Sorry - I missed this post before but vacationtime1 pretty much gave te same answer...

The timing of the supply will make a big difference because you will no longer have 5-10 days to react to a TUG sighting of 40-50 deposits. Sightings of single deposits will be grabbed in a matter of minutes and only the most religious (or lucky) II browsers will benefit. 

This is a huge contrast to calling at 8 months out and reserving the exact week and unit size you want (well, at most resorts...)

I can understand the thrill of looking for a good exchange. I also trade via II using my Marriotts - but getting high demand weeks with Marriotts seems a lot more likely when everyone plays by the "ordinary" II rules and deposit the week they reserve. With Starwood, it seems like if on is tied to school schedules and/or doesn't log into II several times a day, they are bound to be disappointed more than once by playing this game, and even more so if bulk deposits end.


----------



## SDKath (Jun 2, 2010)

I agree.  Ongoing searches also have the major downside of having to trade like size for like size.  So the days of trading your studio for a 2br LO are pretty much over unless you obsessively check II 3-4x a day.

Given that II is glitchy and is totally user unfriendly when it comes to searches, this is just not going to be on my to do list any time soon.  I would rather use SOs and the SVN system ANY DAY to dealing with II.

Katherine


----------



## Transit (Jun 3, 2010)

SDKath said:


> I agree.  Ongoing searches also have the major downside of having to trade like size for like size.  So the days of trading your studio for a 2br LO are pretty much over unless you obsessively check II 3-4x a day.
> 
> Given that II is glitchy and is totally user unfriendly when it comes to searches, this is just not going to be on my to do list any time soon.  I would rather use SOs and the SVN system ANY DAY to dealing with II.
> 
> Katherine



Kath ,like for Like is only in II .In RCI you can do a request first for any size.


----------



## SDKath (Jun 3, 2010)

Transit said:


> Kath ,like for Like is only in II .In RCI you can do a request first for any size.

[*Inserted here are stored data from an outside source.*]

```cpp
BD void primaryRay(const bdpt_camera& cam, const bdpt_gbuffer_params& gp, uint32_t x, uint32_t y, uint32_t W, uint32_t H, f3& o, f3& d) {
  const f3 U = ld3(cam.cameraU), V = ld3(cam.cameraV), Wv = ld3(cam.cameraW), camPos = ld3(cam.posW);
  float pcx = ((float)x + gp.pixelJitter[0]) / (float)W;
  float pcy = ((float)y + gp.pixelJitter[1]) / (float)H;
  float ndx = 2.0f * pcx + -1.0f;
  float ndy = -2.0f * pcy + 1.0f;
  f3 rayDir = U * ndx + V * ndy + Wv;
  rayDir = rayDir / length(Wv);
  f3 focalPoint = camPos + rayDir * gp.focalLen;
  uint32_t randSeed = initRand(x + y * W, gp.frameCount);
  float r0 = nextRand(randSeed);
  float r1 = nextRand(randSeed);
  float sn, cs;
  det_sincos2pi(r0, sn, cs);
  float lr = gp.lensRadius * r1;
  float lu = cs * lr, lv = sn * lr;
  f3 randomOrig = camPos + normalize(U) * lu + normalize(V) * lv;
  o = gp.useThinLens ? randomOrig : camPos;
  d = normalize(gp.useThinLens ? (focalPoint - randomOrig) : rayDir);
}

#undef BD
}
```

### fyp-bidirectionalpathtracer_amd/csrc/kernels.h

```cpp
#pragma once
#include <hip/hip_runtime.h>
#include <stdint.h>

#include "../../include/bdpt.h"
#include "texture_planes.h"

namespace bdpt {

constexpr int kWave = 64;
#ifndef KSTACK
#define KSTACK 32
#endif
constexpr int kStackEntries = KSTACK;
#ifndef BDPT_STACK_LDS
#define BDPT_STACK_LDS 24
#endif
constexpr int kStackLds = BDPT_STACK_LDS < KSTACK ? BDPT_STACK_LDS : KSTACK;
constexpr int kMaxPersistentPerCU = 32;
constexpr int kStackOvfRows = KSTACK - kStackLds;
constexpr int kShadeRecF4 = 7;
constexpr uint32_t kNoRay = 0xFFFFFFFFu;
constexpr uint32_t kNumSubQueues = 32;
#ifndef BDPT_FETCH_CHUNK
#define BDPT_FETCH_CHUNK 256
#endif
constexpr uint32_t kFetchChunk = BDPT_FETCH_CHUNK;
constexpr uint32_t kCursorStride = 32;
constexpr uint32_t kCursorBlock = kNumSubQueues * kCursorStride;
#ifndef BDPT_RAY_SUBQUEUES
#define BDPT_RAY_SUBQUEUES 32
#endif
constexpr uint32_t kNumRaySubQueues = BDPT_RAY_SUBQUEUES;
constexpr uint32_t kRayCursorBlock = kNumRaySubQueues * kCursorStride;
constexpr uint32_t kCounterShards = 64;

enum : int { F_COL = 0, F_POS = 3, F_N = 6, F_V = 9, F_DIF = 12, F_SPEC = 15, F_ROUGH = 18, F_ISSPEC = 19, F_PDF = 20, NF = 21 };
constexpr int NF4 = 6;
enum : int { PATH_EYE = 0, PATH_LIGHT = 1 };
enum : int { RAY_TERMS = 0, RAY_PAIRS = 1 };

struct TexDev {
  const uint8_t* px;
  uint32_t w, h, srgb, pow2;
};

struct SceneConst {
  bdpt_light lights[BDPT_MAX_LIGHTS];
  float srgbLut[256];
};

struct SceneDev {
  const uint4* recs;
  const float4* shade;
  const float* bitangents;
  const uint32_t* indices;
  const bdpt_material* materials;
  const TexDev* textures;
  const TexDev* matTex;
  const SceneConst* sc;
  uint32_t numLights;
  uint32_t hasBitangents;
  uint32_t numRecs;
  const float4* alphaRecs;
  int* stackOvf;
  uint32_t stackOvfStride;
  const uint32_t* lightMap;
  uint32_t lightMapRes;
};

struct DevCounters {
  unsigned long long v[kCounterShards][32];
};
enum : int {
  C_RAYS_PRIMARY = 0, C_RAYS_EYE, C_RAYS_LIGHT, C_RAYS_NEE, C_RAYS_SPLAT, C_RAYS_CONNECT,
  C_NODE_CLOSEST, C_TRI_CLOSEST, C_NODE_SHADOW, C_TRI_SHADOW, C_PIX_VALID, C_SPLATS, C_RAYS_LAZY,
  C_STACK_MAX,
  C_ALPHA_CLOSEST, C_ALPHA_SHADOW,
  C_HINT_NEE, C_HINT_SPLAT
};

inline __host__ __device__ uint32_t numConnectPairs(uint32_t D) {
  uint32_t n = 0;
  for (uint32_t t = 2; t <= D; t++) n += (t < D - 1) ? t : (D - 1);
  return n;
}

struct PathBuf {
  float* v;
  float* rayDir;
  const uint32_t* pix;
  uint32_t* seedE;
  uint32_t* seedL;
  uint8_t* eyeLast;
  uint8_t* lightLast;
  uint8_t* lightReal;
  uint32_t* queue[3];
  uint32_t pathSubCap;
  uint32_t* qcount;
  uint32_t* qhead;
  float* rayQ;
  float* rayContrib;
  uint8_t* rayVis;
  uint32_t* rayCount;
  uint32_t* rayHead;
  uint32_t raySubCap[2];
  uint32_t rayBase[2];
  uint32_t* slotRay;
  uint32_t* splatPix;
  float* misE;
  float* misL;
  uint8_t* lazyCursor;
  uint32_t* lazyRay;
  uint32_t* lazyCount;
  uint32_t rayCap;
  uint32_t Np, D1;
};

struct SplatLayout {
  uint32_t stripeRows, owners, chunkRows;
};
inline __host__ __device__ size_t splatIndex(const SplatLayout& L, uint32_t W, uint32_t x, uint32_t y) {
  const uint32_t s = y / L.stripeRows;
  const uint32_t owner = s % L.owners, row = (s / L.owners) * L.stripeRows + (y - s * L.stripeRows);
  return ((size_t)owner * L.chunkRows + row) * W + x;
}

struct FrameDev {
  bdpt_camera cam;
  bdpt_params p;
  uint32_t W, H;
  SplatLayout sl;
  float* out;
  unsigned long long* splat;
  bdpt_gbuffer gb;
  DevCounters* counters;
  const float* envMap;
  uint32_t envW, envH;
  float envColor[3];
  const uint32_t* hintPix;
};

struct GroupDev {
  float* planes;
  unsigned long long* splat;
  uint8_t* lightIdx;
  uint32_t numLights;
  uint64_t framePix;
};

struct MaskDev {
  const uint8_t* mask;
  uint32_t* eye;
  uint32_t* eyeCount;
  const uint32_t* walkEye;
  const uint32_t* walkEyeCount;
};

constexpr uint32_t kNoAlphaRec = 0xFFFFFFFFu;
struct BvhRefitNode;
struct AreaDev {
  const float* cdf;
  const float4* emit;
  const float* total;
  uint32_t n;
};

enum class FrameKind { Plain, Groups, Masked };
struct FrameVariant {
  FrameKind kind = FrameKind::Plain;
  GroupDev groups{};
  MaskDev mask{};
  AreaDev area{};
};

struct GBufferDev {
  bdpt_camera cam;
  bdpt_gbuffer_params gp;
  uint32_t W, H, Np;
  const uint32_t* pix;
  bdpt_gbuffer gb;
  DevCounters* counters;
  uint32_t* hintPix;
};

struct BmfrDev {
  uint32_t W, H, frame;
  uint32_t full, doPre;
  float m[16];
  const float4* curPos;
  const uint16_t* curNorm;
  const uint16_t* albedo;
  float4* noisy;
  const float4 *prevPosR, *prevNormR, *prevNoisyR, *prevFilteredR;
  float4 *prevPosW, *prevNormW, *prevNoisyW, *prevFilteredW;
  uint8_t* accept;
  uint32_t* prevPixel;
};
void launchBmfr(const BmfrDev& A, uint32_t flags, hipStream_t st);
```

Oh that's good.  I didn't know that... I might consider depositing one of my SDO weeks in RCI just to try it (and see if I can grab a DVC sometime).  Are people having success getting 2br units with 1br or studios using RCI?  I would think it would be hard since everyone would want a larger unit.

Katherine


----------



## GrayFal (Jun 3, 2010)

SDKath said:


> Oh that's good.  I didn't know that... I might consider depositing one of my SDO weeks in RCI just to try it (and see if I can grab a DVC sometime).  Are people having success getting 2BR units with 1BR or studios using RCI?  I would think it would be hard since everyone would want a larger unit.
> 
> Katherine



Changes are coming to RCI as well - making the old TUG adage "Own where u want to go" even more important. In Starwood terms, staying within the SVN.
http://www.tugbbs.com/forums/showthread.php?t=118636


----------



## Transit (Jun 3, 2010)

Changes to ii and RCI and bulk banking will effect all units deposited not just SVO units.It's nice to have a cheap trader deposited when a great unit pops up.


----------



## tinkerbell2 (Jun 3, 2010)

SDKath, to answer your question, I just got a 3BR Hilton seaworld for the last week of feb.2011 with a 2BR SBP


----------



## nodge (Jun 17, 2010)

rickandcindy23 said:


> ... I haven't seen anything bulk banked for 2011 yet, have any of you?  Maybe this is what they meant when they said there would be no more.  Maybe they had an agreement with II that started in Jan of 2011.
> 
> We are halfway through 2010.  That's unusual to not see anything for next year.  I had my April 2010 weeks at the Westin North by early May last year.  I haven't seen January yet for 2011.  I am concerned.  I watch for Thursday and Friday sightings, and I am disappointed to see nothing.



I was riding my Segway to the gym when I felt a drop of rain.  

Boy, when it  rains it pours.  It's raining here and here too.  If only I had driven my good ol' reliable, nothing fancy, Chevy that I bought on ebay for $1.

-nodge


----------



## DanCali (Jun 17, 2010)

nodge said:


> I was riding my Segway to the gym when I felt a drop of rain.
> 
> Boy, when it  rains it pours.  It's raining here and here too.  If only I had driven my good ol' reliable, nothing fancy, Chevy that I bought on ebay for $1.
> 
> -nodge



Clever post 

But it actually proves a couple of points I've been making in other threads.

First, the 2BR for 1BR strategy relies on these bulk bankings. If the bulk bankings stop it'll be a drought for those exchanges.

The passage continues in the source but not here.